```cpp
__global__ __launch_bounds__(RB) void stats_kernel(const float4* __restrict__ pts, int64_t m, double* __restrict__ part)
{
    double sx = 0, sy = 0, sz = 0;
    float lo[3] = {INFINITY, INFINITY, INFINITY}, hi[3] = {-INFINITY, -INFINITY, -INFINITY};
    for (int64_t i = (int64_t)blockIdx.x * RB + threadIdx.x; i < m; i += (int64_t)gridDim.x * RB) {
        const float4 p = pts[i];
        sx += p.x; sy += p.y; sz += p.z;
        lo[0] = fminf(lo[0], p.x); lo[1] = fminf(lo[1], p.y); lo[2] = fminf(lo[2], p.z);
        hi[0] = fmaxf(hi[0], p.x); hi[1] = fmaxf(hi[1], p.y); hi[2] = fmaxf(hi[2], p.z);
    }
    __shared__ double sh[RB * 3];
    __shared__ float shlo[RB * 3], shhi[RB * 3];
    const int t = threadIdx.x;
    sh[t] = sx; sh[RB + t] = sy; sh[2 * RB + t] = sz;
    for (int r = 0; r < 3; ++r) { shlo[r * RB + t] = lo[r]; shhi[r * RB + t] = hi[r]; }
    __syncthreads();
    for (int s = RB / 2; s > 0; s >>= 1) {
        if (t < s) {
// ... 731 lines not shown


static GridParams make_grid(const float lo[3], const float hi[3], float cell, float maxabs)
{
    GridParams g;
    g.ox = lo[0]; g.oy = lo[1]; g.oz = lo[2];
    g.cell = cell; g.inv_cell = 1.0f / cell;
    g.slack = cell * 1e-3f + maxabs * 2e-6f;
    g.nx = (int)floorf((hi[0] - lo[0]) * g.inv_cell) + 1;
    g.ny = (int)floorf((hi[1] - lo[1]) * g.inv_cell) + 1;
    g.nz = (int)floorf((hi[2] - lo[2]) * g.inv_cell) + 1;
    g.ncells = g.nx * g.ny * g.nz;
    return g;
}

icpmi_status upload_level_table(icpmi_ctx* c)
{
    GridLevels& L = c->levels;
    uint32_t tab[ICPMI_MAXLEV * 16] = {0};
    auto fbits = [](float f) { uint32_t u; memcpy(&u, &f, 4); return u; };
    for (int l = 0; l < L.nlev; ++l) {
        uint32_t* t = tab + 16 * l;
        const GridParams& gl = L.g[l];
        t[0] = fbits(gl.ox); t[1] = fbits(gl.oy); t[2] = fbits(gl.oz); t[3] = fbits(gl.cell);
        t[4] = fbits(gl.inv_cell); t[5] = fbits(gl.slack); t[6] = (uint32_t)gl.nx; t[7] = (uint32_t)gl.ny;
        t[8] = (uint32_t)gl.nz; t[9] = (uint32_t)gl.ncells;
        const uint64_t pp = (uint64_t)(uintptr_t)L.pts[l], pc = (uint64_t)(uintptr_t)L.cs[l], p0 = (uint64_t)(uintptr_t)L.pos0[l];
        t[10] = (uint32_t)pp; t[11] = (uint32_t)(pp >> 32);
        t[12] = (uint32_t)pc; t[13] = (uint32_t)(pc >> 32); t[14] = (uint32_t)p0; t[15] = (uint32_t)(p0 >> 32);
    }
    if (!c->d_lvl_tab) HIP_TRY(c, c->d_lvl_tab.alloc(ICPMI_MAXLEV * 4));
    return upload_small(c, c->d_lvl_tab, tab, sizeof tab);
}

static icpmi_status map_insert(icpmi_ctx* c, const float4* d_pts, int64_t m0, int64_t m1, const float* d_normals3, bool normals_changed, bool* done)
{
    *done = false;
    static int on = -1, min_m = -1;
    if (on < 0) { on = 1; const char* e = getenv("ICPMI_INSERT_MIN"); min_m = e ? atoi(e) : 0; }
    const int64_t n = m1 - m0;
    GridLevels& L = c->levels;
    if (!on || !c->ins_ready || m0 != c->m || m0 <= 0 || n <= 0 || n > m0 / 2 || m1 < min_m || (d_normals3 != nullptr) != c->has_normals || c->cfg.grid_cell > 0.f) return ICPMI_OK;
    if (c->keep_raw && (d_pts != c->d_raw || (d_normals3 && d_normals3 != c->d_raw_n3))) return ICPMI_OK;
    const int rblocks = (int)std::min<int64_t>((n + RB - 1) / RB, 256);
    if (c->d_red.ensure(c, (size_t)rblocks * 9) != ICPMI_OK) return ICPMI_ERR_HIP;
    hipLaunchKernelGGL(stats_kernel, dim3(rblocks), dim3(RB), 0, c->stream, d_pts + m0, n, c->d_red);
    HIP_TRY(c, hipGetLastError());
// ... 1 lines not shown
    if (read_back(c, part.data(), c->d_red, part.size() * sizeof(double)) != ICPMI_OK) return ICPMI_ERR_HIP;
    double sum[3] = {c->sum_raw[0], c->sum_raw[1], c->sum_raw[2]};
    for (int b = 0; b < rblocks; ++b)
        for (int r = 0; r < 3; ++r) {
            sum[r] += part[(size_t)b * 9 + r];
            const float lo = (float)part[(size_t)b * 9 + 3 + r], hi = (float)part[(size_t)b * 9 + 6 + r];
            const float over = 2.0f * c->levels.g[0].cell;
            if (!(lo >= c->lo_raw[r] - over) || !(hi <= c->hi_raw[r] + over)) return ICPMI_OK;
        }
    float mean[3], clo[3], chi[3], maxabs = 0.f;
    for (int r = 0; r < 3; ++r) {
        mean[r] = c->no_centre ? 0.f : (float)(sum[r] / (double)m1);
        clo[r] = c->lo_raw[r] - mean[r]; chi[r] = c->hi_raw[r] - mean[r];
        maxabs = fmaxf(maxabs, fmaxf(fabsf(clo[r]), fabsf(chi[r])));
    }
    GridParams gnew[ICPMI_MAXLEV];
    for (int l = 0; l < L.nlev; ++l) {
        gnew[l] = make_grid(clo, chi, L.g[l].cell, maxabs);
        if (gnew[l].nx != L.g[l].nx || gnew[l].ny != L.g[l].ny || gnew[l].nz != L.g[l].nz) return ICPMI_OK;
    }
    const bool with_n = d_normals3 != nullptr;
    const bool with_pn = with_n && c->d_map_pn != nullptr && !c->single_level && c->keep_raw;
    if (c->d_ins_key.ensure(c, (size_t)n + 1) != ICPMI_OK || c->d_ins_rank.ensure(c, (size_t)n + 1) != ICPMI_OK) return ICPMI_ERR_HIP;
    const bool twin = !c->no_centre;
    if (twin && !c->d_raw0) return ICPMI_OK;
    if (c->d_inv.ensure(c, (size_t)n + 1) != ICPMI_OK) return ICPMI_ERR_HIP;
    if (c->d_fill.ensure(c, (size_t)L.g[0].ncells + 2) != ICPMI_OK) return ICPMI_ERR_HIP;
    c->fill_clean = false;
    if (c->d_ins_dstart0.ensure(c, (size_t)L.g[0].ncells + 2) != ICPMI_OK) return ICPMI_ERR_HIP;
    if (twin && c->d_alt_raw0.ensure(c, (size_t)m1 + 16) != ICPMI_OK) return ICPMI_ERR_HIP;
    for (int l = 0; l < L.nlev; ++l) {
        if (c->d_alt_pts[l].ensure(c, (size_t)m1 + 16) != ICPMI_OK) return ICPMI_ERR_HIP;
        if (c->d_alt_key[l].ensure(c, (size_t)m1 + 1) != ICPMI_OK) return ICPMI_ERR_HIP;
        if (c->d_alt_cs[l].ensure(c, (size_t)L.g[l].ncells + 2) != ICPMI_OK) return ICPMI_ERR_HIP;
        if (l > 0 && c->d_alt_pos0[l].ensure(c, (size_t)m1 + 1) != ICPMI_OK) return ICPMI_ERR_HIP;
    }
    if (with_n && c->d_alt_nsorted.ensure(c, (size_t)m1 + 1) != ICPMI_OK) return ICPMI_ERR_HIP;
    if (with_pn && c->d_alt_pn.ensure(c, 2 * (size_t)m1 + 2) != ICPMI_OK) return ICPMI_ERR_HIP;
    const int gb0 = (int)((m0 + 255) / 256), gbn = (int)((n + 255) / 256);
    for (int l = 0; l < L.nlev; ++l) {
        const GridParams& g = gnew[l];
        float4* pts_old = l == 0 ? c->d_map_sorted : c->d_lvl_pts[l];
        unsigned* cs_old = l == 0 ? c->d_cell_start : c->d_lvl_cs[l];
        unsigned* key_old = c->d_lvl_key[l];
        unsigned* dstart = l == 0 ? c->d_ins_dstart0 : c->d_fill;
        HIP_TRY(c, hipMemsetAsync(dstart, 0, ((size_t)g.ncells + 2) * sizeof(unsigned), c->stream));
        hipLaunchKernelGGL(ins_key_kernel, dim3(gbn), dim3(256), 0, c->stream, d_pts, m0, n, mean[0], mean[1], mean[2], g, c->d_ins_key, c->d_ins_rank, dstart);
        if (device_exclusive_scan(c, dstart, g.ncells, (unsigned)n) != ICPMI_OK) return ICPMI_ERR_HIP;
        if (l == 0)
            hipLaunchKernelGGL(ins_move0_kernel, dim3(gb0), dim3(256), 0, c->stream, (const float4*)pts_old, twin ? (const float4*)c->d_raw0 : (const float4*)nullptr,
                               (const unsigned*)key_old, m0, (const unsigned*)dstart, mean[0], mean[1], mean[2], c->d_alt_pts[0],
                               twin ? c->d_alt_raw0 : (float4*)nullptr, c->d_alt_key[0], normals_changed ? d_normals3 : (const float*)nullptr,
                               (const float4*)c->d_normals_sorted, with_n ? c->d_alt_nsorted : (float4*)nullptr, with_pn ? c->d_alt_pn : (float4*)nullptr);
        else
            hipLaunchKernelGGL(ins_movel_kernel, dim3(gb0), dim3(256), 0, c->stream, (const unsigned*)key_old, (const unsigned*)c->d_lvl_pos0[l], m0,
// ... 5 lines not shown
                           (l == 0 && with_pn) ? c->d_alt_pn : (float4*)nullptr, (l == 0 && twin) ? c->d_alt_raw0 : (float4*)nullptr);
        hipLaunchKernelGGL(ins_cs_kernel, dim3((g.ncells + 1 + 255) / 256), dim3(256), 0, c->stream, (const unsigned*)cs_old, (const unsigned*)dstart, g.ncells + 1, c->d_alt_cs[l],
                           l == 0 ? dstart + g.ncells + 1 : (unsigned*)nullptr);
        HIP_TRY(c, hipGetLastError());
        if (l == 0 && c->h_nocc) HIP_TRY(c, hipMemcpyAsync(c->h_nocc + 1, dstart + g.ncells + 1, sizeof(unsigned), hipMemcpyDeviceToHost, c->stream));
    }
    GridLevels Lnew = L;
    for (int l = 0; l < L.nlev; ++l) {
        Lnew.g[l] = gnew[l];
        Lnew.pts[l] = c->d_alt_pts[l];
        Lnew.cs[l] = c->d_alt_cs[l];
        Lnew.pos0[l] = l == 0 ? nullptr : c->d_alt_pos0[l];
    }
    {
        const GridLevels Lold = L;
        L = Lnew;
        const icpmi_status us = upload_level_table(c);
        const hipError_t se = us == ICPMI_OK ? hipStreamSynchronize(c->stream) : hipSuccess;
        if (us != ICPMI_OK || se != hipSuccess) {
            L = Lold; c->ins_ready = false; c->m = 0; c->m_raw = 0; drop_loop_graphs(c);
            if (us != ICPMI_OK) return us;
            HIP_TRY(c, se);
        }
    }
    swap(c->d_map_sorted, c->d_alt_pts[0]);
    swap(c->d_cell_start, c->d_alt_cs[0]);
    for (int l = 0; l < L.nlev; ++l) swap(c->d_lvl_key[l], c->d_alt_key[l]);
    for (int l = 1; l < L.nlev; ++l) { swap(c->d_lvl_pts[l], c->d_alt_pts[l]); swap(c->d_lvl_cs[l], c->d_alt_cs[l]); swap(c->d_lvl_pos0[l], c->d_alt_pos0[l]); }
    if (twin) swap(c->d_raw0, c->d_alt_raw0);
    if (with_n) swap(c->d_normals_sorted, c->d_alt_nsorted);
    if (with_pn) swap(c->d_map_pn, c->d_alt_pn);
    for (int l = 0; l < L.nlev; ++l) {
        L.g[l] = gnew[l];
        L.pts[l] = l == 0 ? c->d_map_sorted : c->d_lvl_pts[l];
        L.cs[l] = l == 0 ? c->d_cell_start : c->d_lvl_cs[l];
        L.pos0[l] = l == 0 ? nullptr : c->d_lvl_pos0[l];
    }
    c->grid = gnew[0];
    for (int r = 0; r < 3; ++r) { c->mean[r] = mean[r]; c->sum_raw[r] = sum[r]; }
    if (c->h_nocc) { c->n_occupied += c->h_nocc[1]; *c->h_nocc = (unsigned)c->n_occupied; c->nocc_m = m1; }
    c->m = m1;
    c->m_raw = c->keep_raw ? m1 : 0; c->raw_has_normals = c->keep_raw && with_n;
    c->qsorted_n = -1; c->qsorted_src = nullptr;
// ... 169 lines not shown
        if (reaches || tiny) break;
        GridParams gl = make_grid(clo, chi, prev.cell * 2.0f, maxabs);
        if (c->d_lvl_cs[l].ensure(c, (size_t)gl.ncells + 2) != ICPMI_OK) return ICPMI_ERR_HIP;
        if (c->d_lvl_pts[l].ensure(c, (size_t)m + 16) != ICPMI_OK) return ICPMI_ERR_HIP;
        if (c->d_lvl_pos0[l].ensure(c, (size_t)m) != ICPMI_OK) return ICPMI_ERR_HIP;
        if (counts_begin(c, (size_t)gl.ncells + 2) != ICPMI_OK) return ICPMI_ERR_HIP;
        hipLaunchKernelGGL(lvl_key_kernel, dim3(blocks), dim3(256), 0, c->stream, c->d_map_sorted, m, gl, c->d_keys, c->d_fill);
        if (device_scan_counts_to_cursors(c, c->d_fill, c->d_lvl_cs[l], gl.ncells, (unsigned)m) != ICPMI_OK) return ICPMI_ERR_HIP;
        if (want_ins && c->d_lvl_key[l].ensure(c, (size_t)m + 1) != ICPMI_OK) return ICPMI_ERR_HIP;
        hipLaunchKernelGGL(lvl_scatter_kernel, dim3(blocks), dim3(256), 0, c->stream, c->d_map_sorted, m, c->d_keys, c->d_lvl_cs[l] + 1,
                           c->d_lvl_pts[l], c->d_lvl_pos0[l], want_ins ? c->d_lvl_key[l] : (unsigned*)nullptr);
        HIP_TRY(c, hipGetLastError());
        L.g[l] = gl; L.pts[l] = c->d_lvl_pts[l]; L.cs[l] = c->d_lvl_cs[l]; L.pos0[l] = c->d_lvl_pos0[l];
        L.nlev = l + 1;
    }
    { const icpmi_status us = upload_level_table(c); if (us != ICPMI_OK) return us; }
    c->ins_ready = want_ins;
    HIP_TRY(c, hipStreamSynchronize(c->stream));
    if (c->h_nocc && c->nocc_m == m) c->n_occupied = *c->h_nocc;
    c->m = m;
    c->qsorted_n = -1; c->qsorted_src = nullptr;
    drop_loop_graphs(c);
    return ICPMI_OK;
}
```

# # # # # # #

> [Activity] Please say how many lines of the listing hold the string "Lnew", answering with the number alone.

> [Task result] 6